Una vez llega el Stmo. Cristo del Calvario a su Parroquia, una representación de la Junta de Gobierno de la Hermandad, junto con el sacerdote y la Capilla Gregoriana, entran a orar ante el Santísimo Sacramento y todos aquéllos que lo desean, entran también en el templo para unirse y vivir unos instantes de canto, rezo y meditación.

Ahora toca el turno de tomar dirección a la Santa Iglesia Concatedral, y entre el bullicio de los bares, transita serena y en silencio una procesión humilde en todos los aspectos, menos en el espiritual, lejos quizás por algunos motivos del interés turístico, pero con un inmenso interés religioso.

Muchos de los que vamos debajo de una túnica, debajo del paso, o quizá todos, reconocemos el ambiente festivo que se respira en las calles del centro y que henos vivido y disfrutado en primera persona, pero hoy no hemos elegido ese ambiente, hoy hemos elegido mantenernos en silencio en medio del ruido, intentar mantenernos en la presencia del Señor durante apenas un par de horas con nuestros problemas y nuestras penas, nuestras debilidades y miserias, también con nuestros proyectos, nuestras ilusiones y esperanzas.

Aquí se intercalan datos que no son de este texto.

typedef void (*ShadePickKernel)(SceneView, Queues, RenderConst, int, DevCounters*, PickView);
typedef void (*ShadePickTexKernel)(SceneView, Queues, RenderConst, int, DevCounters*, TexView, PickView);
struct ShadePickKernels { ShadePickKernel plain; ShadePickTexKernel tex; };
ShadePickKernels shade_pick_kernels(const ScenePlan& p);
typedef void (*ShadeEnvKernel)(SceneView, Queues, RenderConst, int, DevCounters*, PickView, EnvView);
typedef void (*ShadeEnvTexKernel)(SceneView, Queues, RenderConst, int, DevCounters*, TexView, PickView, EnvView);
struct ShadeEnvKernels { ShadeEnvKernel plain; ShadeEnvTexKernel tex; };
ShadeEnvKernels shade_env_kernels(const ScenePlan& p);
typedef void (*ShadeMisKernel)(SceneView, Queues, RenderConst, int, DevCounters*, PickView, MisView);
typedef void (*ShadeMisTexKernel)(SceneView, Queues, RenderConst, int, DevCounters*, TexView, PickView, MisView);
typedef void (*ShadeMisEnvKernel)(SceneView, Queues, RenderConst, int, DevCounters*, PickView, EnvView, MisView);
typedef void (*ShadeMisEnvTexKernel)(SceneView, Queues, RenderConst, int, DevCounters*, TexView, PickView, EnvView, MisView);
struct ShadeMisKernels { ShadeMisKernel pick; ShadeMisTexKernel pick_tex; ShadeMisEnvKernel env; ShadeMisEnvTexKernel env_tex; };
ShadeMisKernels shade_mis_kernels(const ScenePlan& p);
}
static int ensure_mis_side(JpContext* c, unsigned int cap, MisView& mv);
namespace
{

typedef void (*OtherKernel)(SceneView, Queues, RenderConst, int, int, DevCounters*);
OtherKernel other_kernel(const ScenePlan& p) { return p.trav_mode == 5 ? k_other<5> : (p.trav_mode == 2 ? k_other<2> : (p.trav_mode == 1 ? k_other<1> : k_other<0>)); }

typedef void (*TraceKernel)(SceneView, int, int, const float*, const float*, const float*, const float*, int*, float*, int*, float*);
typedef void (*SurfaceKernel)(SceneView, TexView, int, int, const float*, const float*, const float*, const float*, int*, float*, float*);
struct TraceLaunch { TraceKernel trace; SurfaceKernel surface; size_t lds; int depth; };
template <int M> TraceLaunch trace_row(size_t lds, int depth) { TraceLaunch t = { k_trace<M>, k_surface<M>, lds, depth }; return t; }
TraceLaunch trace_kernel(const ScenePlan& p, int tw, bool generic = true)
{
	const size_t q4lds = (size_t)p.stack_depth_q4 * JP_BLOCK * sizeof(int);
	if (p.trav_mode == 3 && tw == 2) { TraceLaunch t = { k_trace<3>, nullptr, p.lds_bytes_shadow, p.stack_depth }; return t; }
	if (p.trav_mode == 5 && p.cert && q4lds <= 64 * 1024 && tw != 3) return trace_row<6>(q4lds, p.stack_depth_q4);
	if (p.trav_mode == 5) return trace_row<5>(p.lds_bytes, p.stack_depth);
	if (p.use_q4 && q4lds <= 64 * 1024 && tw != 1) return trace_row<4>(q4lds, p.stack_depth_q4);
	if (lean_traversal(p, generic)) { TraceLaunch t = { k_trace_flat, k_surface<2>, p.lds_bytes, p.stack_depth }; return t; }
	return p.trav_mode == 2 ? trace_row<2>(p.lds_bytes, p.stack_depth) : (p.trav_mode == 1 ? trace_row<1>(p.lds_bytes, p.stack_depth) : trace_row<0>(p.lds_bytes, p.stack_depth));
}
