template <int WMW, int WNW, int RB, int NST, bool IM2COL, int KG = 1>
static int launch_h2_cfg(ConvParams& p, const H2Im2col& q2, int M_max, hipStream_t stream) {
    constexpr int BM = 32 * RB * WMW, BN = 64 * WNW;
    const int m_tiles = cdiv(M_max, BM);
    p.n_tiles_n = cdiv(p.Cout, BN);
    set_band(p, BM, m_tiles, (long long)BN * p.K * 4);
    const int tiles = m_tiles * p.n_tiles_n;
    static unsigned long long ok = 0ull;
    hipError_t attr = fgn_allow_full_lds(reinterpret_cast<const void*>(conv_pw_h2_kernel<WMW, WNW, RB, NST, IM2COL, KG>), &ok);
    if (attr != hipSuccess) return (int)attr;
    const size_t lds = (size_t)KG * NST * (BM * 128 + 2 * BN * 64);
    const int per_cu = std::min(3, (int)(160 * 1024 / lds));
    const int grid = std::min(256 * per_cu, (tiles + 7) / 8 * 8);
    p.stamp = fgn_next_stamp_record();
    FGN_LAUNCH_TIMED((conv_pw_h2_kernel<WMW, WNW, RB, NST, IM2COL, KG>), dim3(grid), dim3(64 * WMW * WNW * KG), lds, stream, p, q2, tiles);
    FGN_LAUNCH_CHECK();
    return FGN_OK;
}

extern "C" size_t fgn_h2_image_bytes(int K, int npad, int n_groups) { return (size_t)n_groups * npad * ((size_t)K * 4 + 4); }
extern "C" int fgn_h2_row_tile(long long M, int Cout, int K, int grp_rows, int grp_valid) {
    return h2_pick(M, Cout, K, grp_rows, grp_valid, 0);
}

constexpr int H2_KG_MIN_KTILES = 8;
constexpr int H2_BM_KG2 = 1064;
extern "C" int fgn_h2_k_groups(long long M, int Cout, int K, int grp_rows, int grp_valid) {
    if (h2_pick(M, Cout, K, grp_rows, grp_valid, 0) != 64 || grp_rows != 0 || K % BK) return 1;
    const int kt = K / BK;
    if ((kt & 1) || kt < H2_KG_MIN_KTILES) return 1;
    return cdiv(M, 64) * (long long)cdiv(Cout, H2_BN) <= 256 ? 2 : 1;
}

static int launch_h2(const ConvParams& p0, int M_max, int n_groups, int bm, hipStream_t stream, const H2Im2col* im = nullptr) {
    ConvParams p = p0;
    if (!p.w3 || p.npad3 % H2_BN || p.npad3 < p.Cout || (p.Cout & 3) || p.K % BK || p.K < 2 * BK || p.splits != 1) return FGN_ERR_SHAPE;
    const size_t img = (size_t)n_groups * p.K * p.npad3 * 4;
    p.w3_bytes = (unsigned)img;
    p.w_inv = reinterpret_cast<const float*>(static_cast<const char*>(p.w3) + img);
    H2Im2col none;
    none.y1 = nullptr; none.x_off0 = none.x_off1 = 0u; none.M0 = none.M1 = 0; none.H1 = none.W1 = none.Ho1 = none.Wo1 = 1; none.cin_shift = 0;
    if (bm != 0 && bm != 64 && bm != 128 && bm != 264 && bm != H2_BM_KG2) return FGN_ERR_SHAPE;
    if (bm == H2_BM_KG2 && ((p.K / BK) % 2 || p.K / BK < 4)) return FGN_ERR_SHAPE;
    const int cfg = h2_pick(M_max, p.Cout, p.K, p.grp_rows, p.grp_valid, bm == H2_BM_KG2 ? 64 : bm);
    if (cfg == 0) return FGN_ERR_SHAPE;
    const int kgroups = bm == H2_BM_KG2 ? 2 : (bm == 0 ? fgn_h2_k_groups(M_max, p.Cout, p.K, p.grp_rows, p.grp_valid) : 1);
    if (kgroups == 2)
        return im ? launch_h2_cfg<2, 2, 1, 2, true, 2>(p, *im, M_max, stream) : launch_h2_cfg<2, 2, 1, 2, false, 2>(p, none, M_max, stream);
    if (im) {
        if (cfg == 264) return launch_h2_cfg<4, 1, 1, 2, true>(p, *im, M_max, stream);
        return cfg == 128 ? launch_h2_cfg<2, 2, 2, 2, true>(p, *im, M_max, stream) : launch_h2_cfg<2, 2, 1, 2, true>(p, *im, M_max, stream);
    }
    if (cfg == 264) return launch_h2_cfg<4, 1, 1, 2, false>(p, none, M_max, stream);
    return cfg == 128 ? launch_h2_cfg<2, 2, 2, 2, false>(p, none, M_max, stream) : launch_h2_cfg<2, 2, 1, 2, false>(p, none, M_max, stream);
}

extern "C" int fgn_conv2d_pair_h2_bm_nhwc_f32(const float* x0, int n_img0, int H0, int W0, const float* x1, int n_img1, int H1,
                                              int W1, const void* w_h2, float* y0, float* y1, const float* scale,
                                              const float* shift, int Cin, int Cout, int cout_pad, int KH, int KW, int stride,
                                              int pad, int relu, int bm, hipStream_t stream) {
    if (!x0 || !w_h2 || !y0 || (x1 && !y1)) return FGN_ERR_ARG;
    if (n_img0 <= 0 || (x1 && n_img1 <= 0)) return FGN_ERR_SHAPE;
    const int ct = Cin / BK;
    if (Cin % BK || (ct & (ct - 1)) || KH != KW || (KW != 1 && KW != 3) || stride < 1 || pad < 0 || (Cout & 3) ||
        cout_pad % H2_BN || cout_pad < Cout || H0 <= 0 || W0 <= 0)
        return FGN_ERR_SHAPE;
    const int Ho0 = (H0 + 2 * pad - KH) / stride + 1, Wo0 = (W0 + 2 * pad - KW) / stride + 1;
    const int Ho1 = x1 ? (H1 + 2 * pad - KH) / stride + 1 : 1, Wo1 = x1 ? (W1 + 2 * pad - KW) / stride + 1 : 1;
    if (Ho0 <= 0 || Wo0 <= 0 || Ho1 <= 0 || Wo1 <= 0) return FGN_ERR_SHAPE;
// ... 71 lines not shown
}

extern "C" int fgn_conv1x1_h2_nhwc_f32(const float* x, const void* w_h2, float* y, const float* scale, const float* shift,
                                       const float* residual, const int32_t* n_img_dev, int n_img, int H, int W, int Cin,
                                       int Cout, int cout_pad, int relu, hipStream_t stream) {
    ConvParams p;
    const int rc = describe_conv1x1(p, MATH_H2, x, w_h2, y, scale, shift, residual, n_img_dev, n_img, H, W, Cin, Cout, cout_pad, relu);
    if (rc != FGN_DESCRIBED) return rc;
    return launch_h2(p, n_img * H * W, 1, 0, stream);
}

static int describe_dual(ConvParams& p, const GemmMath& m, const float* x, const float* x2, const int32_t* x2_rows,
                         int x2_total_rows, const void* w, float* y, const float* shift, int rows, int Cin1, int Cin2,
                         int Cout, int cout_pad, int relu) {
    if (!x || !x2 || !w || !y) return FGN_ERR_ARG;
    if (rows <= 0) return FGN_OK;
    if (Cin1 % BK || Cin2 % BK || Cin1 <= 0 || Cin2 <= 0 || (Cout & 3) || cout_pad % m.bn || cout_pad < Cout) return FGN_ERR_SHAPE;
    if ((!x2_rows && x2_total_rows != rows) || x2_total_rows < 1) return FGN_ERR_ARG;
    const long long K = (long long)Cin1 + Cin2;
    const long long xb = (long long)rows * Cin1 * 4, x2b = (long long)x2_total_rows * Cin2 * 4;
    const long long wb = gemm_weight_bytes(m, K, cout_pad, 1);
    if (xb >= 0x7fffff00ll || x2b >= 0x7fffff00ll || wb >= 0x7fffff00ll || (long long)rows * Cout >= (1ll << 31)) return FGN_ERR_SHAPE;
    p.x = x; p.y = y; p.shift = shift;
    p.x2 = x2; p.x2_bytes = (unsigned)x2b; p.kt1 = Cin1 / BK; p.cin2 = Cin2; p.x2_rows = x2_rows;
    p.n_img = rows; p.Cin = Cin1; p.Cout = Cout; p.relu = relu; p.K = (int)K;
    p.kt_per_split = (int)K / BK; p.x_bytes = (unsigned)xb;
    gemm_set_weights(p, m, w, wb, cout_pad);
    return FGN_DESCRIBED;
}

extern "C" int fgn_conv1x1_dual_nhwc_f32(const float* x, const float* x2, const int32_t* x2_rows, int x2_total_rows,
                                         const float* w_packed, float* y, const float* shift, int rows, int Cin1, int Cin2,
                                         int Cout, int cout_pad, int relu, hipStream_t stream) {
    ConvParams p;
    const int rc = describe_dual(p, MATH_F32, x, x2, x2_rows, x2_total_rows, w_packed, y, shift, rows, Cin1, Cin2, Cout, cout_pad, relu);
    if (rc != FGN_DESCRIBED) return rc;
    p.n_tiles_n = cdiv(Cout, 64);
    const int m_tiles = cdiv(rows, 64);
    set_band(p, 64, m_tiles, 64ll * p.K * 4);
    return launch_persist(p, m_tiles * p.n_tiles_n, stream);
}

extern "C" int fgn_conv1x1_dual_x3_nhwc_f32(const float* x, const float* x2, const int32_t* x2_rows, int x2_total_rows,
                                            const void* w_x3, float* y, const float* shift, int rows, int Cin1, int Cin2,
                                            int Cout, int cout_pad, int relu, hipStream_t stream) {
    ConvParams p;
    const int rc = describe_dual(p, MATH_X3, x, x2, x2_rows, x2_total_rows, w_x3, y, shift, rows, Cin1, Cin2, Cout, cout_pad, relu);
    if (rc != FGN_DESCRIBED) return rc;
    return launch_x3(p, rows, 0, 6, stream);
}
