-template <uint32_t K0, uint32_t K1>
-PF_INL void tmulk_3_3(const uint32_t* x, const uint32_t* y, const uint32_t* k, uint32_t* r) {
-    uint64_t acc = acc_const<K0, K1>();
-    uint32_t hi = 0u;
-    col96_1(acc, hi, x[0], y[0]);
-    r[0] = (uint32_t)acc;
-    { const uint64_t t = (uint64_t)hi + k[2]; acc = (acc >> 32) | (t << 32); hi = (uint32_t)(t >> 32); }
+}
+
+PF_INL void tmul_3_2(const uint32_t* x, const uint32_t* y, uint32_t* r) {
+    uint64_t acc = 0;
+    uint32_t hi;
+    col96_1(acc, hi, x[0], y[0]);
+    r[0] = (uint32_t)acc;
+    acc = (acc >> 32) | ((uint64_t)hi << 32);
     col64_2(acc, x[0], x[1], y[1], y[0]);
     r[1] = (uint32_t)acc;
     acc >>= 32;
+    col64_2(acc, x[1], x[2], y[1], y[0]);
+    r[2] = (uint32_t)acc;
+}
+
+template <uint32_t K0, uint32_t K1, uint32_t K2>
+PF_INL void tmulk_3_3(const uint32_t* x, const uint32_t* y, uint32_t* r) {
+    uint64_t acc = acc_const<K0, K1>();
+    uint32_t hi;
+    col96_1(acc, hi, x[0], y[0]);
+    r[0] = (uint32_t)acc;
+    static_assert(K2 <= 0xFFFFFFFFu - 1u, "addend limb + 1 carries must fit 32 bits");
+    hi += K2;
+    acc = (acc >> 32) | ((uint64_t)hi << 32);
+    col64_2(acc, x[0], x[1], y[1], y[0]);
+    r[1] = (uint32_t)acc;
+    acc >>= 32;
     col64_3(acc, x[0], x[1], x[2], y[2], y[1], y[0]);
     r[2] = (uint32_t)acc;
-    (void)hi;
-}
-
-template <uint32_t K0, uint32_t K1>
-PF_INL void tmulk_4_3(const uint32_t* x, const uint32_t* y, const uint32_t* k, uint32_t* r) {
-    uint64_t acc = acc_const<K0, K1>();
-    uint32_t hi = 0u;
-    col96_1(acc, hi, x[0], y[0]);
-    r[0] = (uint32_t)acc;
-    { const uint64_t t = (uint64_t)hi + k[2]; acc = (acc >> 32) | (t << 32); hi = (uint32_t)(t >> 32); }
-    col96_2(acc, hi, x[0], x[1], y[1], y[0]);
-    r[1] = (uint32_t)acc;
-    { const uint64_t t = (uint64_t)hi + k[3]; acc = (acc >> 32) | (t << 32); hi = (uint32_t)(t >> 32); }
+}
+
+PF_INL void tmul_3_3(const uint32_t* x, const uint32_t* y, uint32_t* r) {
+    uint64_t acc = 0;
+    uint32_t hi;
+    col96_1(acc, hi, x[0], y[0]);
+    r[0] = (uint32_t)acc;
+    acc = (acc >> 32) | ((uint64_t)hi << 32);
+    col64_2(acc, x[0], x[1], y[1], y[0]);
+    r[1] = (uint32_t)acc;
+    acc >>= 32;
     col64_3(acc, x[0], x[1], x[2], y[2], y[1], y[0]);
     r[2] = (uint32_t)acc;
+}
+
+template <uint32_t K0, uint32_t K1, uint32_t K2, uint32_t K3>
+PF_INL void tmulk_4_3(const uint32_t* x, const uint32_t* y, uint32_t* r) {
+    uint64_t acc = acc_const<K0, K1>();
+    uint32_t hi;
+    col96_1(acc, hi, x[0], y[0]);
+    r[0] = (uint32_t)acc;
+    static_assert(K2 <= 0xFFFFFFFFu - 1u, "addend limb + 1 carries must fit 32 bits");
+    hi += K2;
+    acc = (acc >> 32) | ((uint64_t)hi << 32);
+    col96_2(acc, hi, x[0], x[1], y[1], y[0]);
+    r[1] = (uint32_t)acc;
+    static_assert(K3 <= 0xFFFFFFFFu - 2u, "addend limb + 2 carries must fit 32 bits");
+    hi += K3;
+    acc = (acc >> 32) | ((uint64_t)hi << 32);
+    col64_3(acc, x[0], x[1], x[2], y[2], y[1], y[0]);
+    r[2] = (uint32_t)acc;
     acc >>= 32;
     col64_3(acc, x[1], x[2], x[3], y[2], y[1], y[0]);
     r[3] = (uint32_t)acc;
-    (void)hi;
-}
-
-template <uint32_t K0, uint32_t K1>
-PF_INL void tmulk_4_4(const uint32_t* x, const uint32_t* y, const uint32_t* k, uint32_t* r) {
-    uint64_t acc = acc_const<K0, K1>();
-    uint32_t hi = 0u;
-    col96_1(acc, hi, x[0], y[0]);
-    r[0] = (uint32_t)acc;
-    { const uint64_t t = (uint64_t)hi + k[2]; acc = (acc >> 32) | (t << 32); hi = (uint32_t)(t >> 32); }
-    col96_2(acc, hi, x[0], x[1], y[1], y[0]);
-    r[1] = (uint32_t)acc;
-    { const uint64_t t = (uint64_t)hi + k[3]; acc = (acc >> 32) | (t << 32); hi = (uint32_t)(t >> 32); }
+}
+
+PF_INL void tmul_4_3(const uint32_t* x, const uint32_t* y, uint32_t* r) {
+    uint64_t acc = 0;
+    uint32_t hi;
+    col96_1(acc, hi, x[0], y[0]);
+    r[0] = (uint32_t)acc;
+    acc = (acc >> 32) | ((uint64_t)hi << 32);
+    col96_2(acc, hi, x[0], x[1], y[1], y[0]);
+    r[1] = (uint32_t)acc;
+    acc = (acc >> 32) | ((uint64_t)hi << 32);
     col64_3(acc, x[0], x[1], x[2], y[2], y[1], y[0]);
     r[2] = (uint32_t)acc;
     acc >>= 32;
+    col64_3(acc, x[1], x[2], x[3], y[2], y[1], y[0]);
+    r[3] = (uint32_t)acc;
+}
+
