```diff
@@ -270,7 +448,10 @@
         static const bool w4 = dev_env("HCM_ATT_W4") != nullptr;
         const int qtiles = (Lq + 15) / 16;
         const int threads = w4 ? 256 : 64 * (qtiles < 4 ? 4 : qtiles > 8 ? 8 : qtiles);
-#define LM(T, KT) hipLaunchKernelGGL((attention_mfma_kernel<T, KT>), dim3(B * heads), dim3(threads), lds2, s, (const T*)q, (const T*)k, (const T*)v, (T*)out, heads, Lq, Lk, ldq, ldk, ldv, ldo, q_batch_mod, klens)
+        static const bool v1 = dev_env("HCM_ATT_V1") != nullptr;
+        const size_t lds3 = (size_t)Lkp * 256 + (size_t)(threads / 64) * ATT_OTILE;
+#define LM(T, KT) do { if (v1) hipLaunchKernelGGL((attention_mfma_kernel<T, KT>), dim3(B * heads), dim3(threads), lds2, s, (const T*)q, (const T*)k, (const T*)v, (T*)out, heads, Lq, Lk, ldq, ldk, ldv, ldo, q_batch_mod, klens); \
+                       else hipLaunchKernelGGL((attention_wide_kernel<T, KT>), dim3(B * heads), dim3(threads), lds3, s, (const T*)q, (const T*)k, (const T*)v, (T*)out, heads, Lq, Lk, ldq, ldk, ldv, ldo, q_batch_mod, klens); } while (0)
         if (Lk <= 160) { if (dt == DT_BF16) LM(bf16, 10); else LM(f16, 10); }
         else if (Lk <= 256) { if (dt == DT_BF16) LM(bf16, 16); else LM(f16, 16); }
         else { if (dt == DT_BF16) LM(bf16, 32); else LM(f16, 32); }
```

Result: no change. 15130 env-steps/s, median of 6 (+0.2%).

En nuestras mente aquéllos que se fueron, pero también aquéllos que siguen a nuestro lado y a los que queremos.

Una vez llegamos de vuelta a la Ermita, sabemos que llega el momento en el que la emoción aviva al alma y, entre la oración y el canto, se realiza el descendimiento del cuerpo inerte del Cristo del Calvario. No es espectacular, no es algo que inunde los sentidos, tal y como estamos acostumbrados a día de hoy. Al contrario, es un acto sobrio, sereno, profundo, plásticamente bello y sobrecogedor para aquéllos que hemos tenido la suerte de poder realizarlo y haber tenido en nuestras manos el peso del Señor. Los recuerdos brotan.

El acto concluye, el sacerdote bendice y despide. El silencio se rompe, pero no mucho. Cada cosa a su sitio, al fin y al cabo todos sabemos lo que hay que hacer, lo que cada uno tenemos que hacer.

Antes de marcharnos cada uno a nuestra casa, todos buscamos un instante para contemplar muy de cerca el rostro del Cristo en la urna de plata en la que mañana recorrerá de nuevo las calles en lo alto de unas preciosas andas de madera que ahora no impiden estar cara a cara con Él.

Y se acaba, otro año más por unos momentos te sientes parte de una gran familia que siente como tú, que vive la fe como tú, que reza como tú y que sabe que, de nuevo, formas con ellos parte de “Los Moraos”.